Ten-second silence. The girl fidgeted.

Brad Dowd said, “Totally forgiven.”

“Thanks. Brad.”

Ten more seconds. The girl worked at relaxing her posture.

“Okay, we’re serene and hermetic and ready to do some serious work. Do you like Sondheim?”

“Um, don’t know him —
Brad.”

“Doesn’t matter, we’re not going musical, this is a drama day. Lower your left shoulder strap —
make sure it’s the left one because that’s your good side, your right side’s a little weak. Be sure not to take off your whole top, this isn’t porno, we just need to see your undraped posture à la classical sculpture.”

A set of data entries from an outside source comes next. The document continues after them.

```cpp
int cgan_softmax_nhwc(const void* x, void* y, int32_t dtype, int64_t npix, int32_t c, void* stream);
int cgan_softmax_bwd_nhwc(const void* y, const void* dy, void* dx, int32_t dtype, int64_t npix, int32_t c, void* stream);
int cgan_sigmoid_pair_nhwc(const void* x, void* y, int32_t dtype, int64_t npix, void* stream);
int cgan_sigmoid_pair_bwd_nhwc(const void* y, const void* dy, void* dx, int32_t dtype, int64_t npix, void* stream);
int cgan_softmax_ce_nhwc(const void* logits, const int64_t* target, int32_t dtype, int64_t npix, int32_t c, float weight,
                         float* loss_accum, void* dlogits, void* stream);
// ... 271 lines not shown
```

Before: 57.51.

## Fuse BatchNorm backward reduction statistics into the dgrad conv epilogue

The conv backward-data GEMM epilogue now also reads the saved BN input x and accumulates per-channel sums of dz and dz*xhat into per-tile partials, applying the activation mask where needed. The following BatchNorm backward consumes those partials and skips its own reduction pass over x and dy. The aim is to remove one full read of the activation and gradient tensors per BN layer in backward. In exchange the epilogue gains extra loads and registers, and the autograd nodes now hand state to each other through a pointer-and-shape token with a fallback path.

```diff
diff --git a/climategan_amd/_lib.py b/climategan_amd/_lib.py
--- a/climategan_amd/_lib.py
+++ b/climategan_amd/_lib.py
@@ -207,6 +207,12 @@
                                          C.c_int32, C.c_float, _P, C.c_size_t, _P]),
     "cgan_batchnorm_act_bwd_grouped": (C.c_int, [_P, _P, _P, _P, _P, _P, _P, _P, _P, _P, _P, _P, C.c_int32, C.c_int64,
                                                  C.c_int32, C.c_int32, C.c_int32, C.c_float, _P, C.c_size_t, _P]),
+    "cgan_conv2d_bwd_data_bn_stats_rows": (C.c_int32, [C.POINTER(ConvDesc), C.c_int32, C.c_int32, _P]),
+    "cgan_conv2d_bwd_data_bn_stats_bind": (C.c_int, [_P, _P, _P, _P, _P, _P, C.c_float, C.c_int32, C.c_int32, _P, C.c_size_t]),
+    "cgan_batchnorm_act_bwd_from_partials_workspace_bytes": (C.c_size_t, [C.c_int32, C.c_int32]),
+    "cgan_batchnorm_act_bwd_from_partials": (C.c_int, [_P, _P, _P, C.c_int32, _P, _P, _P, _P, _P, _P, _P, _P, C.c_int32,
+                                                       C.c_int64, C.c_int32, C.c_int32, C.c_int32, C.c_float, _P, C.c_size_t,
+                                                       _P]),
     "cgan_bce_logits_nhwc": (C.c_int, [_P, C.c_int32, C.c_int64, C.c_int32, C.c_float, C.c_float, _P, _P, _P]),
     "cgan_hinge_nhwc": (C.c_int, [_P, C.c_int32, C.c_int64, C.c_int32, C.c_int32, C.c_int32, C.c_float, _P, _P, _P]),
     "cgan_l1_nhwc": (C.c_int, [_P, _P, C.c_int32, C.c_int64, C.c_float, _P, _P, _P]),
diff --git a/climategan_amd/autograd.py b/climategan_amd/autograd.py
--- a/climategan_amd/autograd.py
+++ b/climategan_amd/autograd.py
@@ -163,10 +163,12 @@
         if ctx.needs_input_grad[0]:
             h_in, w_in = (x_t.shape[1] * 2, x_t.shape[2] * 2) if ups else (x_t.shape[1], x_t.shape[2])
             relu_out = ops.NHWC(x_t, cfg["c_in"]) if cfg.get("mask_input") else None
+            offer = None if ups or pair else _bn_bwd_stats_offer(cfg)
             dx = ops.conv2d_bwd_data(dy, w_eff, (x_t.shape[0], h_in, w_in), stride=cfg["stride"], pad=cfg["pad"],
                                      dilation=cfg["dilation"], sigma=sigma, pad_mode=cfg.get("pad_mode", ops.PAD_ZERO),
-                                     prepacked=ctx.dgrad, relu_out=relu_out)
+                                     prepacked=ctx.dgrad, relu_out=relu_out, bn_stats=offer)
             dx_t = (ops.sumpool2x2(dx) if ups else dx).t
+            _bn_bwd_stats_deliver(cfg, offer, dx_t)
         if ctx.has_res and ctx.needs_input_grad[3]:
             dres_t = (ops.sumpool2x2(dy) if cfg.get("residual_upsample", False) else dy).t
         dw = db = None
@@ -218,10 +220,12 @@
         if ctx.needs_input_grad[0]:
             add = ops.NHWC(dpass_t.contiguous(), cfg["c_in"]) if dpass_t is not None else None
             relu_out = ops.NHWC(x_t, cfg["c_in"]) if cfg.get("mask_input") else None
+            offer = _bn_bwd_stats_offer(cfg)
             dx_t = ops.conv2d_bwd_data(dy, weight, (x_t.shape[0], x_t.shape[1], x_t.shape[2]), stride=cfg["stride"],
                                        pad=cfg["pad"], dilation=cfg["dilation"],
                                        pad_mode=cfg.get("pad_mode", ops.PAD_ZERO), add=add, prepacked=ctx.dgrad,
-                                       relu_out=relu_out).t
+                                       relu_out=relu_out, bn_stats=offer).t
+            _bn_bwd_stats_deliver(cfg, offer, dx_t)
         dw = db = None
         if ctx.needs_input_grad[1] or (ctx.has_bias and ctx.needs_input_grad[2]):
             dw, db = ops.conv2d_bwd_weight(
@@ -449,6 +453,8 @@
         ctx.cfg = (c, act, slope, G)
         ctx.has_res = res_t is not None
         ctx.premasked = False
+        ctx.stats_claimed = False
+        ctx.bwd_stats = None
         keep_out = res_t is not None or _BN_BWD_READS_OUT
         ctx.save_for_backward(x_t, out if keep_out else None, mean, rstd, gamma,
                               None if keep_out else mean_f, None if keep_out else rstd_f)
@@ -463,10 +469,29 @@
         if ctx.premasked:
             act = ops.ACT_NONE
         n, h, w, cs = x_t.shape
+        dx = torch.empty_like(x_t)
+        want_res = ctx.has_res and ctx.needs_input_grad[11]
+        st, ctx.bwd_stats = ctx.bwd_stats, None
+        if st is not None:
+            partial, rows, token = st
+            if token == (dy_t.data_ptr(), tuple(dy_t.shape)) and dy_t.is_contiguous():
+                dres = dy_t if want_res else None
+                nbytes = G * lib.cgan_batchnorm_act_bwd_from_partials_workspace_bytes(c, rows)
+                ws = torch.empty(nbytes, dtype=torch.uint8, device=x_t.device)
+                dg = db = None
+                if gamma is not None:
+                    dg, db = torch.empty((2, c), dtype=torch.float32, device=x_t.device).unbind(0)
+                _lib.check(lib.cgan_batchnorm_act_bwd_from_partials(
+                    ops._ptr(x_t), ops._ptr(dy_t), ops._ptr(partial), rows, ops._ptr(mean), ops._ptr(rstd), ops._ptr(gamma),
+                    ops._ptr(mean_f), ops._ptr(rstd_f), ops._ptr(dx), ops._ptr(dg), ops._ptr(db), ops._DT[x_t.dtype],
+                    n * h * w, c, G, act, slope, ops._ptr(ws), nbytes, ops._stream()),
+                    "cgan_batchnorm_act_bwd_from_partials")
+                return dx, dg, db, None, None, None, None, None, None, None, None, dres, None
+            if _DEBUG:
+                raise RuntimeError("BatchNormActFn: partial rows were left for the gradient tensor %s, another one arrived: %s"
+                                   % (token, (dy_t.data_ptr(), tuple(dy_t.shape))))
         nbytes = G * lib.cgan_batchnorm_act_bwd_workspace_bytes(c)
         ws = torch.empty(nbytes, dtype=torch.uint8, device=x_t.device)
-        dx = torch.empty_like(x_t)
-        want_res = ctx.has_res and ctx.needs_input_grad[11]
         dy_t = dy_t.contiguous()
         if want_res and act == ops.ACT_NONE:
             dres = dy_t
@@ -481,6 +506,45 @@
             ops._DT[x_t.dtype], n * h * w, c, G, act, slope, ops._ptr(ws), nbytes, ops._stream()),
             "cgan_batchnorm_act_bwd_grouped")
         return dx, dg, db, None, None, None, None, None, None, None, None, dres, None
+
+
+_DEBUG = os.environ.get("CGAN_DEBUG", "0") not in ("", "0")
+FUSE_BN_BWD_STATS = os.environ.get("CGAN_FUSE_BN_BWD_STATS", "1") != "0"
+
+
+def claim_bn_bwd_stats(out_t: torch.Tensor, masked: bool = False):
+    fn = out_t.grad_fn
+    if not FUSE_BN_BWD_STATS or fn is None or not isinstance(fn, BatchNormActFn._backward_cls) or fn.stats_claimed:
+        return None
+    act = fn.cfg[1]
+    if fn.has_res:
+        if not (masked and fn.premasked):
+            return None
+    elif act not in (ops.ACT_RELU, ops.ACT_LRELU) or _BN_BWD_READS_OUT:
+        return None
+    fn.stats_claimed = True
+    return fn
+
+
+def _bn_bwd_stats_offer(cfg):
+    fn = cfg.get("bn_src")
+    if fn is None or not FUSE_BN_BWD_STATS:
+        return None
+    x_t, _, mean, rstd, _, mean_f, rstd_f = fn.saved_tensors
+    c, act, slope, G = fn.cfg
+    if fn.has_res:
+        return ops.BnBwdStats(x_t, mean, rstd, None, None, 0, 0.0, G)
+    return ops.BnBwdStats(x_t, mean, rstd, mean_f, rstd_f, 2, 0.0 if act == ops.ACT_RELU else slope, G)
+
+
+def _bn_bwd_stats_deliver(cfg, offer, dx_t):
+    fn = cfg.get("bn_src")
+    if fn is None:
+        return
+    if _DEBUG and fn.bwd_stats is not None:
+        raise RuntimeError("BatchNormActFn: partial rows delivered twice (the node was not reached in between)")
+    if offer is not None and offer.partial is not None:
+        fn.bwd_stats = (offer.partial, offer.rows, (dx_t.data_ptr(), tuple(dx_t.shape)))
 
 
 def claim_relu_mask(out_t: torch.Tensor) -> bool:
diff --git a/climategan_amd/csrc/cgan_common.h b/climategan_amd/csrc/cgan_common.h
--- a/climategan_amd/csrc/cgan_common.h
+++ b/climategan_amd/csrc/cgan_common.h
@@ -27,6 +27,13 @@
 
 __device__ __forceinline__ float cgan_res_apply(float v, float r, int mode) { return mode == 2 ? (r > 0.f ? v : 0.f) : v + r; }
 __device__ __forceinline__ float cgan_res_apply3(float v, float r, float m) { return m > 0.f ? v + r : 0.f; }
+
+template <int MASK>
+__device__ __forceinline__ float bn_bwd_act_grad(float ov, float xv, float fm, float fr, float gneg) {
+  if (MASK == 0) return 1.f;
+  if (MASK == 1) return ov > 0.f ? 1.f : gneg;
+  return (xv - fm) * fr > 0.f ? 1.f : gneg;
+}
 
 #ifdef CGAN_DEV
 #define CGAN_KNOB(type, name, init) type name = init
diff --git a/climategan_amd/csrc/conv_gemm.h b/climategan_amd/csrc/conv_gemm.h
--- a/climategan_amd/csrc/conv_gemm.h
+++ b/climategan_amd/csrc/conv_gemm.h
@@ -1,5 +1,17 @@
 #pragma once
 #include "cgan_common.h"
+
+struct ConvGemmBnStats {
+  const uint16_t* x;
+  const float* mean;
+  const float* rstd;
+  const float* fmean;
+  const float* frstd;
+  float* partial;
+  float gneg;
+  int mask;
+  int gpix;
+};
 
 struct ConvGemmArgs {
   const uint16_t* x;
@@ -15,6 +27,7 @@
   int act, has_res, res_ups;
   float slope;
   float* stats;
+  ConvGemmBnStats bns = {};
 };
 
 struct ConvGemmCls {
@@ -42,6 +55,7 @@
 int conv_gemm_launch(const ConvGemmArgs& a, int dtype, hipStream_t s);
 bool conv_gemm_res2_ok(const ConvGemmArgs& a, int dtype);
 int conv_gemm_stats_chunk_pixels(const ConvGemmArgs& a, int dtype);
+int conv_gemm_bn_stats_tile_pixels(const ConvGemmArgs& a, int dtype);
 bool conv_gemm_big_ok(const ConvGemmArgs& a);
 bool conv1x1_allc_ok(const ConvGemmArgs& a);
 int conv1x1_allc_launch(const ConvGemmArgs& a, int dtype, hipStream_t s);
@@ -127,7 +141,8 @@
   }
 }
 
-template <typename T, int WC, int WP, int PP, bool RES2 = false>
+#define HAS_RES(p) (BNS ? (RES2 ? 3 : 0) : (p).has_res)
+template <typename T, int WC, int WP, int PP, bool RES2 = false, bool BNS = false>
 __device__ __forceinline__ void conv_gemm_staged_store(const f32x4 (&acc)[WC][WP], const ConvGemmArgs& p,
                                                        unsigned char* stg, int pix0, int cout_base, const float* bias_ep,
                                                        int lane, int j, int g) {
@@ -140,7 +155,7 @@
   const int qc = lane % CH, pl0 = lane / CH;
   const int ch = cout_base + qc * 8;
   const bool ch_ok = ch < p.cout_s;
-  const bool plain = !bias_ep && !p.has_res && p.act == CGAN_ACT_NONE && p.cout == p.cout_s;
+  const bool plain = !bias_ep && !HAS_RES(p) && p.act == CGAN_ACT_NONE && p.cout == p.cout_s;
   f32x4 bb0 = (f32x4){0.f, 0.f, 0.f, 0.f}, bb1 = bb0;
   if (bias_ep && ch_ok) {
     bb0 = *reinterpret_cast<const f32x4*>(bias_ep + ch);
@@ -156,7 +171,20 @@
       if (pix < p.npix && ch_ok) dst[it] = CGAN_LD_STREAM(reinterpret_cast<const u32x4*>(p.res2 + (size_t)pix * p.cout_s + ch));
     }
   };
-  if (p.has_res) {
+  constexpr bool XALL = WC * WP <= 16;
+  constexpr int NXB = !BNS ? 1 : (XALL ? NPASS : (NPASS > 1 ? 2 : 1));
+  u32x4 xq[NXB][BNS ? NIT : 1];
+  float bmu[BNS ? 8 : 1], brs[BNS ? 8 : 1], bfm[BNS ? 8 : 1], bfr[BNS ? 8 : 1], bs1[BNS ? 8 : 1], bs2[BNS ? 8 : 1];
+  const bool bns_tile = BNS && pix0 < p.npix;
+  auto load_xq = [&](int pass, u32x4 (&dst)[BNS ? NIT : 1]) {
+#pragma unroll
+    for (int it = 0; it < (BNS ? NIT : 0); ++it) {
+      const int pix = pix0 + pass * PP * 16 + it * PSTEP + pl0;
+      dst[it] = (u32x4){0u, 0u, 0u, 0u};
+      if (pix < p.npix && ch_ok) dst[it] = CGAN_LD_STREAM(reinterpret_cast<const u32x4*>(p.bns.x + (size_t)pix * p.cout_s + ch));
+    }
+  };
+  if (HAS_RES(p)) {
 #pragma unroll
     for (int pass = 0; pass < NPASS; ++pass)
 #pragma unroll
@@ -177,7 +205,29 @@
           rv[pass][it] = CGAN_LD_STREAM(reinterpret_cast<const u32x4*>(p.res + rbase + ch));
         }
       }
-    if (RES2 && p.has_res == 3) load_rm(0, rm[0]);
+    if (RES2 && HAS_RES(p) == 3) load_rm(0, rm[0]);
+    __builtin_amdgcn_sched_barrier(0);
+  }
+  if constexpr (BNS) {
+#pragma unroll
+    for (int e = 0; e < 8; ++e) bmu[e] = brs[e] = bfm[e] = bfr[e] = bs1[e] = bs2[e] = 0.f;
+    if (bns_tile && ch_ok) {
+      const size_t row = (size_t)(pix0 / p.bns.gpix) * p.cout_s + ch;
+#pragma unroll
+      for (int e = 0; e < 8; ++e) {
+        bmu[e] = p.bns.mean[row + e];
+        brs[e] = p.bns.rstd[row + e];
+      }
+      if (p.bns.mask == 2) {
+#pragma unroll
+        for (int e = 0; e < 8; ++e) {
+          bfm[e] = p.bns.fmean[row + e];
+          bfr[e] = p.bns.frstd[row + e];
+        }
+      }
+    }
+#pragma unroll
+    for (int pass = 0; pass < (XALL ? NPASS : 1); ++pass) load_xq(pass, xq[pass]);
     __builtin_amdgcn_sched_barrier(0);
   }
 #pragma unroll
@@ -188,12 +238,20 @@
       for (int c = 0; c < WC; ++c)
         *reinterpret_cast<f32x4*>(stg + (tt * 16 + j) * ROWB + c * 64 + g * 16) = acc[c][pass * PP + tt];
     asm volatile("s_waitcnt lgkmcnt(0)" ::: "memory");
-    if (RES2 && NPASS > 1 && p.has_res == 3 && pass + 1 < NPASS) {
+    if (RES2 && NPASS > 1 && HAS_RES(p) == 3 && pass + 1 < NPASS) {
       __builtin_amdgcn_sched_barrier(0);
       load_rm(pass + 1, rm[(pass + 1) & 1]);
       __builtin_amdgcn_sched_barrier(0);
     }
-    if (pass == 0 || (RES2 && p.has_res == 3 && pass >= 2)) __builtin_amdgcn_s_waitcnt(0x0F70);
+    if constexpr (BNS && !XALL) {
+      if (pass + 1 < NPASS) {
+        __builtin_amdgcn_sched_barrier(0);
+        load_xq(pass + 1, xq[(pass + 1) & (NXB - 1)]);
+        __builtin_amdgcn_sched_barrier(0);
+      }
+    }
+    if (pass == 0 || (((RES2 && HAS_RES(p) == 3) || (BNS && !XALL)) && pass >= 2))
+      __builtin_amdgcn_s_waitcnt(0x0F70);
 #pragma unroll
     for (int it = 0; it < NIT; ++it) {
       const int pl = it * PSTEP + pl0;
@@ -209,7 +267,7 @@
             v[4 + r] += bb1[r];
           }
         }
-        if (RES2 && p.has_res == 3) {
+        if (RES2 && HAS_RES(p) == 3) {
 #pragma unroll
           for (int e = 0; e < 4; ++e) {
             float r0, r1, m0, m1;
@@ -218,13 +276,13 @@
             v[2 * e] = cgan_res_apply3(v[2 * e], r0, m0);
             v[2 * e + 1] = cgan_res_apply3(v[2 * e + 1], r1, m1);
           }
-        } else if (p.has_res) {
+        } else if (HAS_RES(p)) {
 #pragma unroll
           for (int e = 0; e < 4; ++e) {
             float r0, r1;
             unpack2<T>(rv[pass][it][e], r0, r1);
-            v[2 * e] = cgan_res_apply(v[2 * e], r0, p.has_res);
-            v[2 * e + 1] = cgan_res_apply(v[2 * e + 1], r1, p.has_res);
+            v[2 * e] = cgan_res_apply(v[2 * e], r0, HAS_RES(p));
+            v[2 * e + 1] = cgan_res_apply(v[2 * e + 1], r1, HAS_RES(p));
           }
         }
         act_apply_n(v, p.act, p.slope);
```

The camera pulled back, showed the girl sitting primly on a folding chair, wearing a skimpy red top held in place by spaghetti straps. Bare, tan, slender legs, advertised by a short, denim skirt. Sandaled feet planted on the ground. High-heeled brown sandals.

“Go ahead,” said Brad.

Looking confused, she reached up and loosened the right strap.

“Left!”

“Sorry, sorry, always had trouble with —
sorry, Brad, always had trouble…” She switched to the left, fumbled, lowered.

The camera moved in on smooth, golden shoulder. Drew back to a full-body view.

Fifteen seconds passed.

“You’ve got a beautiful torso.”

“Thanks, Brad.”

“Know what a torso is?”

“The body —
Brad.”

“The upper body. Yours is classical. You’re very lucky.”

“Thanks, Brad.”

“Think you’ve also got talent?”

“Umm, I hope so —
Brad.

“Oh, c’mon, let’s hear some insouciance, some confidence, some superstar can-do
attitude.

Blue eyes batted. The girl sat up straight, tossed her hair. Pumped a fist and shouted. “I’m the best! Brad!”

“Up for anything?”

“Sure. Brad.”

“Well, that’s good.”

Five seconds. Then: clang clang. Thud thud thud thud thud.

Noise from behind made the girl turn.

“Don’t move,” barked Brad.

The girl froze.

“Here’s your costar.”

“I —
umm —
oh —
didn’t know there was going to be—”

“A star’s got to be up for anything.”

The girl’s head began to swivel again. Froze, once more, responding to a command that never came.

“Good,” soothed Brad. “You’re learning.”

The girl licked her lips and smiled.

The gray behind her turned flesh-colored.

Hirsute expanse of chest and belly. Tattooed arms.

The camera trailed lower to a bearish clump of pubic hair. A limp penis dangled inches from the girl’s cheek.

The girl’s shoulders stiffened.

“I —
uh—”

“Relax,” said Brad Dowd. “Remember what Nora taught you about improv.”

“But —
sure. Brad.”

“Remain perfectly still —
think body control…
that’s
a good girl.”

The hairy bulk pulsated. Tattoos jumped.

The camera panned up to a sweat-glossed dinner-plate face. Frizzy muttonchops. Clipped mustache.